= What you should do =
For each line below that contains the word "hipMalloc", make a copy.

Saved entries:
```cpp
int deep_rebase(vsrmc_checker* c, vsrmc_level_info* out) {
  const Model& M = c->model.M;
  const int K = c->level + c->deep;
  DeepRun R;
  R.c = c; R.base = c->level; R.last_regen = K; R.insert = false; R.rebase = true;
  std::memset(&R.ins, 0, sizeof(R.ins));
  std::memset(&R.prb, 0, sizeof(R.prb));
  R.ins.viol_fp = R.ins.viol_index = R.prb.viol_fp = R.prb.viol_index = ~(u64)0;
  const double t0 = now_s();
  const u64 front_w = c->deep_lv.back().n_new * (u64)(M.fixed + (int)std::min<u64>(c->deep_lv.back().max_bag, (u64)M.max_bag));
  int rc = deep_plan_scratch(c, c->deep, true, front_w);
  if (rc) { c->rebase_off = true; return 1; }
  struct FreeCnt { u64* p; u32* q; ~FreeCnt() { if (p) (void)hipFree(p); if (q) (void)hipFree(q); } } free_cnt{nullptr, nullptr};
  if (hipMalloc((void**)&R.d_cnt, 16) != hipSuccess) { (void)hipGetLastError(); R.d_cnt = nullptr; c->rebase_off = true; return 1; }
  free_cnt.p = R.d_cnt;
  if (hipMalloc((void**)&R.d_err, 4) != hipSuccess) { (void)hipGetLastError(); R.d_err = nullptr; c->rebase_off = true; return 1; }
  free_cnt.q = R.d_err;
  if (hipMemsetAsync(R.d_cnt, 0, 16, c->stream) != hipSuccess || hipMemsetAsync(R.d_err, 0, 4, c->stream) != hipSuccess) { (void)hipGetLastError(); c->rebase_off = true; return 1; }
  if (c->deep_regen_done) {
    hipLaunchKernelGGL(k_table_untake, dim3(4096), dim3(256), 0, c->stream, c->table, c->tmask + 1, c->level + 1);
    HIPCHK(hipGetLastError());
    HIPCHK(hipStreamSynchronize(c->stream));
  }
  c->deep_regen_done = true;
  rc = c->deep_attach ? deep_where_begin(c, K) : 0;
  if (!rc) rc = deep_descend(R, c->words[c->cur], c->off[c->cur], c->n_frontier, c->bag_known ? c->cur_max_bag : (u64)M.max_bag, c->level, 1);
  if (c->deep_attach) rc = deep_where_end(c, rc);
  if (rc) { c->failed = 1; return rc; }
  u64 cnt[2] = {0, 0};
  u32 xerr = 0;
  HIPCHK(hipMemcpy(cnt, R.d_cnt, 16, hipMemcpyDeviceToHost));
  HIPCHK(hipMemcpy(&xerr, R.d_err, 4, hipMemcpyDeviceToHost));
  const DeepLevel top = c->deep_lv.back();
  if (xerr || cnt[0] != top.n_new) {
    c->failed = 1;
    return fail(xerr ? VSRMC_E_REP : VSRMC_E_STATE, xerr ? std::string("re-basing: the idle record buffer is too small for the level after all")
                : "re-basing: level " + std::to_string(K) + " has " + std::to_string((unsigned long long)top.n_new) + " states, the descent regenerated " +
                  std::to_string((unsigned long long)cnt[0]));
  }
  const u64 below = c->deep >= 2 ? c->deep_lv[c->deep_lv.size() - 2].n_new : c->n_valid;
  c->cur ^= 1;
  c->level = K;
  c->n_frontier = cnt[0];
  c->n_valid = cnt[0];
  c->cur_w = cnt[1];
  c->cur_rec_w = cnt[1];
  c->distinct = c->deep_distinct;
  c->total_generated = c->deep_generated;
  c->cur_max_bag = std::min<u64>(top.max_bag, (u64)M.max_bag);
  c->bag_known = true;
  c->hist_new[0] = below;
  c->hist_new[1] = top.n_new;
  c->g_last = (top.generated + std::max<u64>(1, top.frontier) - 1) / std::max<u64>(1, top.frontier) + 1;
  c->deep = 0;
  c->deep_lv.clear();
  if (c->claim_bits) { (void)hipFree(c->claim_bits); c->claim_bits = nullptr; c->claim_w = c->claim_parents = 0; }
  c->deep_regen_done = false;
  std::memset(out, 0, sizeof(*out));
  out->level = K;
  out->frontier = below;
  out->n_new = top.n_new;
  out->distinct = c->distinct;
  out->total_generated = c->total_generated;
  out->max_bag = top.max_bag;
  out->words_new = cnt[1];
  out->record_words = cnt[1];
  out->pending = R.launches;
  out->materialize_ms = R.ins.materialize_ms;
  out->seconds = now_s() - t0;
  out->viol_fp = out->viol_index = ~(u64)0;
  return 0;
}

}

extern "C" {

int32_t vsrmc_checker_deepen(vsrmc_checker* c, vsrmc_level_info* inserted, vsrmc_level_info* probed) {
  if (!c || !inserted || !probed) return fail(VSRMC_E_ARG, "NULL argument");
  int rc = deep_check_ready(c, 2, false);
  if (rc) return rc;
  HIPCHK(hipSetDevice(c->opt.device));
  std::memset(inserted, 0, sizeof(*inserted));
  std::memset(probed, 0, sizeof(*probed));
  inserted->viol_fp = inserted->viol_index = probed->viol_fp = probed->viol_index = ~(u64)0;
  c->probe_fp = 0;
  c->probe_level = 0;
  c->probe_extra_fp = 0;
  c->probe_viol.clear();
  c->probe_viol_key.clear();
  c->probe_viol_level = 0;
  if (c->deep == 0) return deep_first_pass(c, inserted);
  return deep_pass(c, c->level + c->deep, true, inserted, probed);
}

int32_t vsrmc_checker_probe2(vsrmc_checker* c, vsrmc_level_info* virt, vsrmc_level_info* probe) {
  if (!c || !virt || !probe) return fail(VSRMC_E_ARG, "NULL argument");
  if (c->deep) return fail(VSRMC_E_STATE, "vsrmc_checker_probe2 starts from a materialised level");
  if (c->deep_attach) return fail(VSRMC_E_STATE, "vsrmc_checker_probe2: predicates are attached (vsrmc_checker_deep_attach): they are evaluated by vsrmc_checker_deepen / _advance");
  vsrmc_level_info none;
  int rc = vsrmc_checker_deepen(c, virt, probe);
  if (rc || virt->viol_mask || virt->n_new == 0) return rc;
  rc = deep_pass(c, c->level + 1, false, &none, probe);
  return rc;
}

int32_t vsrmc_checker_probe3(vsrmc_checker* c, vsrmc_level_info* virt1, vsrmc_level_info* virt2, vsrmc_level_info* probe) {
  if (!c || !virt1 || !virt2 || !probe) return fail(VSRMC_E_ARG, "NULL argument");
  if (c->deep) return fail(VSRMC_E_STATE, "vsrmc_checker_probe3 starts from a materialised level");
  if (c->deep_attach) return fail(VSRMC_E_STATE, "vsrmc_checker_probe3: predicates are attached (vsrmc_checker_deep_attach): they are evaluated by vsrmc_checker_deepen / _advance");
  std::memset(virt2, 0, sizeof(*virt2));
  virt2->viol_fp = virt2->viol_index = ~(u64)0;
  int rc = vsrmc_checker_deepen(c, virt1, probe);
  if (rc || virt1->viol_mask || virt1->n_new == 0) return rc;
  return vsrmc_checker_deepen(c, virt2, probe);
}

}
```

### vsr_tlaplus_amd/csrc/vsr_kernels.hpp

```cpp
#pragma once
#include <hip/hip_runtime.h>

#include "vsr_actions.hpp"
#include "vrst_actions.hpp"
#include "vras_actions.hpp"

namespace vsr {

template <int MODEL>
struct ModelOps;
template <>
struct ModelOps<0> {
  template <bool GUARD_ONLY, typename PTR>
  static VSR_HD bool gen_(const Model& M, PTR rec, int ord, Delta& D) { return gen<GUARD_ONLY>(M, rec, ord, D); }
  template <typename PTR>
  static VSR_HD u32 guard_pre(const Model& M, PTR rec, u64 hdr, const u64* Areg, int slot, int* kind0, int info) {
    return guard_slot_pre(M, rec, hdr, Areg, slot, kind0, info);
  }
  template <typename PTR>
  static VSR_HD u32 guard(const Model& M, PTR rec, int slot, int* kind0) { return guard_slot(M, rec, slot, kind0); }
  static VSR_HD int other_kind(int) { return A_SendGetState; }
  template <typename PTR>
  static VSR_HD void hash_child_(const Model& M, PTR rec, const Delta& D, u64* Hc) { hash_child(M, rec, D, Hc); }
  template <typename PTR>
// ... 1235 lines not shown
    u64 idx;
    bool overflow = false;
    if (idx_left < (u32)nwin) {
      u64 nb = 0;
      if (lane == 0) nb = atomicAdd((unsigned long long*)cnt_n, (unsigned long long)ichunk);
      nb = readlane64(nb, 0);
      if (nb + ichunk > nx_cap) overflow = true;
      idx = rank < idx_left ? idx_base + rank : nb + (rank - idx_left);
      idx_base = nb + ((u32)nwin - idx_left);
      idx_left = ichunk - ((u32)nwin - idx_left);
    } else {
      idx = idx_base + rank;
      idx_base += (u32)nwin;
      idx_left -= (u32)nwin;
    }
    if (w_left < total) {
      u64 nb = 0;
      if (lane == 0) nb = atomicAdd((unsigned long long*)cnt_w, (unsigned long long)wchunk);
      nb = readlane64(nb, 0);
      if (nb + wchunk > nx_words_cap) overflow = true;
      w_base = nb;
      w_left = wchunk;
    }
    const u64 dst = w_base + (u64)(incl - clen);
    rec_words += total;
    w_base += total;
    w_left -= total;
    if (overflow) {
      if (lane == 0) raise_error(ctl, ERR_FRONTIER_FULL, idx_base);
      idx_left = 0;
      w_left = 0;
      continue;
    }
    for (int g = 0; g < 64; g += VSR_MAT_GROUP) {
      if (((wmask >> g) & ((1u << VSR_MAT_GROUP) - 1)) == 0) continue;
#pragma unroll
      for (int q = 0; q < VSR_MAT_GROUP; q++) {
        const u64 d = readlane64(dst, g + q);
        const int n = __builtin_amdgcn_readlane(clen, g + q);
        if (lane < n) nx_words[d + lane] = s_slot[(g + q) * stride + lane];
        if (lane + 64 < n) nx_words[d + lane + 64] = s_slot[(g + q) * stride + lane + 64];
      }
    }
    if (win) {
      nx_off[idx] = (dst << 8) | (u64)clen;
      lvl_fp[idx] = fp;
      if (bad) {
        atomicMin((unsigned long long*)&ctl->viol_fp, (unsigned long long)fp);
        atomicOr(&ctl->viol_mask, (u32)bad);
      }
    }
    int mb = nbag;
    for (int o = 32; o > 0; o >>= 1) {
      int t = __shfl_down(mb, o);
      mb = t > mb ? t : mb;
    }
    if (lane == 0 && (u64)mb > __hip_atomic_load(&ctl->max_bag, __ATOMIC_RELAXED, __HIP_MEMORY_SCOPE_AGENT))
      atomicMax((unsigned long long*)&ctl->max_bag, (unsigned long long)mb);
    lds_wave_sync();
    cyc_write += __builtin_readcyclecounter() - c_3;
  }
  if (lane == 0) {
    atomicAdd((unsigned long long*)&ctl->phase_cycles[5], (unsigned long long)(cyc_fetch + cyc_stage));
    atomicAdd((unsigned long long*)&ctl->phase_cycles[6], (unsigned long long)cyc_gen);
    atomicAdd((unsigned long long*)&ctl->phase_cycles[7], (unsigned long long)cyc_write);
    atomicAdd((unsigned long long*)&ctl->rec_words, (unsigned long long)rec_words);
  }
  for (u32 k = lane; k < idx_left; k += 64) {
    nx_off[idx_base + k] = 0;
    lvl_fp[idx_base + k] = 0;
  }
}

__global__ void k_count_valid(const u64* __restrict__ refs, u64 n, u64* out) {
  u64 i = (u64)blockIdx.x * blockDim.x + threadIdx.x;
  const u64 stride = (u64)gridDim.x * blockDim.x;
  u32 c = 0;
  for (; i < n; i += stride) c += refs[i] != 0 ? 1 : 0;
  for (int o = 32; o > 0; o >>= 1) c += __shfl_down(c, o);
  if ((threadIdx.x & 63) == 0 && c) atomicAdd((unsigned long long*)out, (unsigned long long)c);
}

__global__ void k_level_checksum(const u64* __restrict__ fps, u64 n, u64* out) {
  u64 i = (u64)blockIdx.x * blockDim.x + threadIdx.x;
  const u64 stride = (u64)gridDim.x * blockDim.x;
  u64 x = 0, s = 0, c = 0;
  for (; i < n; i += stride) {
    const u64 f = fps[i];
    x ^= f;
    s += f;
    c += f != 0 ? 1 : 0;
  }
  for (int o = 32; o > 0; o >>= 1) {
    x ^= __shfl_down(x, o);
    s += __shfl_down(s, o);
    c += __shfl_down(c, o);
  }
  if ((threadIdx.x & 63) == 0) {
    if (x) atomicXor((unsigned long long*)&out[0], (unsigned long long)x);
    if (s) atomicAdd((unsigned long long*)&out[1], (unsigned long long)s);
    if (c) atomicAdd((unsigned long long*)&out[2], (unsigned long long)c);
  }
}

__global__ void k_table_level_checksum(const Slot* __restrict__ table, u64 n_slots, int level, u64* out) {
  u64 i = (u64)blockIdx.x * blockDim.x + threadIdx.x;
  const u64 stride = (u64)gridDim.x * blockDim.x;
  u64 x = 0, s = 0, c = 0;
  for (; i < n_slots; i += stride) {
    const u64 f = table[i].fp;
    if (f != 0 && meta_level(table[i].meta) == level) { x ^= f; s += f; c++; }
  }
  for (int o = 32; o > 0; o >>= 1) {
    x ^= __shfl_down(x, o);
    s += __shfl_down(s, o);
    c += __shfl_down(c, o);
  }
  if ((threadIdx.x & 63) == 0 && c) {
    atomicXor((unsigned long long*)&out[0], (unsigned long long)x);
    atomicAdd((unsigned long long*)&out[1], (unsigned long long)s);
    atomicAdd((unsigned long long*)&out[2], (unsigned long long)c);
  }
}

__global__ void k_table_rehash(const Slot* __restrict__ old_table, u64 n_old, Slot* table, u64 tmask, u32* err) {
  u64 i = (u64)blockIdx.x * blockDim.x + threadIdx.x;
  const u64 stride = (u64)gridDim.x * blockDim.x;
  for (; i < n_old; i += stride) {
    const Slot s = old_table[i];
    if (s.fp == 0) continue;
    u32 np = 0;
    const Probe p = probe_insert(table, tmask, s.fp, CntReg{&np});
    if (p.full) { atomicExch(err, (u32)ERR_TABLE_FULL); continue; }
    table[p.slot].meta = s.meta;
  }
}

__global__ void k_wset_rehash(const u64* __restrict__ old_fp, const u32* __restrict__ old_epoch, u64 n_old, u64* fp, u32* epoch, u64 mask, u32* err) {
  u64 i = (u64)blockIdx.x * blockDim.x + threadIdx.x;
  const u64 stride = (u64)gridDim.x * blockDim.x;
  for (; i < n_old; i += stride) {
    const u64 f = old_fp[i];
    if (f == 0) continue;
    u64 j = wset_home(f, mask);
    bool done = false;
    for (u64 step = 0; step <= mask && step < 65536 && !done; step++, j = (j + 1) & mask)
      if (atomicCAS((unsigned long long*)&fp[j], 0ull, (unsigned long long)f) == 0) { epoch[j] = old_epoch[i]; done = true; }
    if (!done) atomicExch(err, (u32)ERR_TABLE_FULL);
  }
}

__global__ void k_table_untake(Slot* table, u64 n_slots, int min_level) {
  u64 i = (u64)blockIdx.x * blockDim.x + threadIdx.x;
  const u64 stride = (u64)gridDim.x * blockDim.x;
  for (; i < n_slots; i += stride) {
    const u64 m = table[i].meta;
    if (table[i].fp != 0 && (m & META_TAKEN) && m != META_EMPTY && meta_level(m) >= min_level) table[i].meta = m & ~META_TAKEN;
  }
}

__global__ void k_table_init(Slot* table, u64 slots) {
  for (u64 i = (u64)blockIdx.x * blockDim.x + threadIdx.x; i < slots; i += (u64)gridDim.x * blockDim.x) {
    table[i].fp = 0;
    table[i].meta = META_EMPTY;
  }
}

__global__ void k_claim_batch(Slot* table, u64 tmask, const u64* __restrict__ entries, u64 n, int level, u64* rslot,
                              LevelCtl* ctl) {
  u64 i = (u64)blockIdx.x * blockDim.x + threadIdx.x;
  if (i >= n) return;
  bool found_old, full;
  u32 np = 0;
  u64 slot = table_claim(table, tmask, entries[2 * i], entries[2 * i + 1], level, &found_old, CntReg{&np}, &full);
  if (full) raise_error(ctl, ERR_TABLE_FULL, entries[2 * i]);
  rslot[i] = found_old ? ~(u64)0 : slot;
  atomicAdd((unsigned long long*)&ctl->probes, (unsigned long long)np);
}
__global__ void k_verdict(Slot* table, const u64* __restrict__ entries, const u64* __restrict__ rslot, u64 n, uint8_t* verdict) {
  u64 i = (u64)blockIdx.x * blockDim.x + threadIdx.x;
  if (i >= n) return;
// ... 560 lines not shown
```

= Problem solution =
  if (hipMalloc((void**)&R.d_cnt, 16) != hipSuccess) { (void)hipGetLastError(); R.d_cnt = nullptr; c->rebase_off = true; return 1; }
  if (hipMalloc((void**)&R.d_err, 4) != hipSuccess) { (void)hipGetLastError(); R.d_err = nullptr; c->rebase_off = true; return 1; }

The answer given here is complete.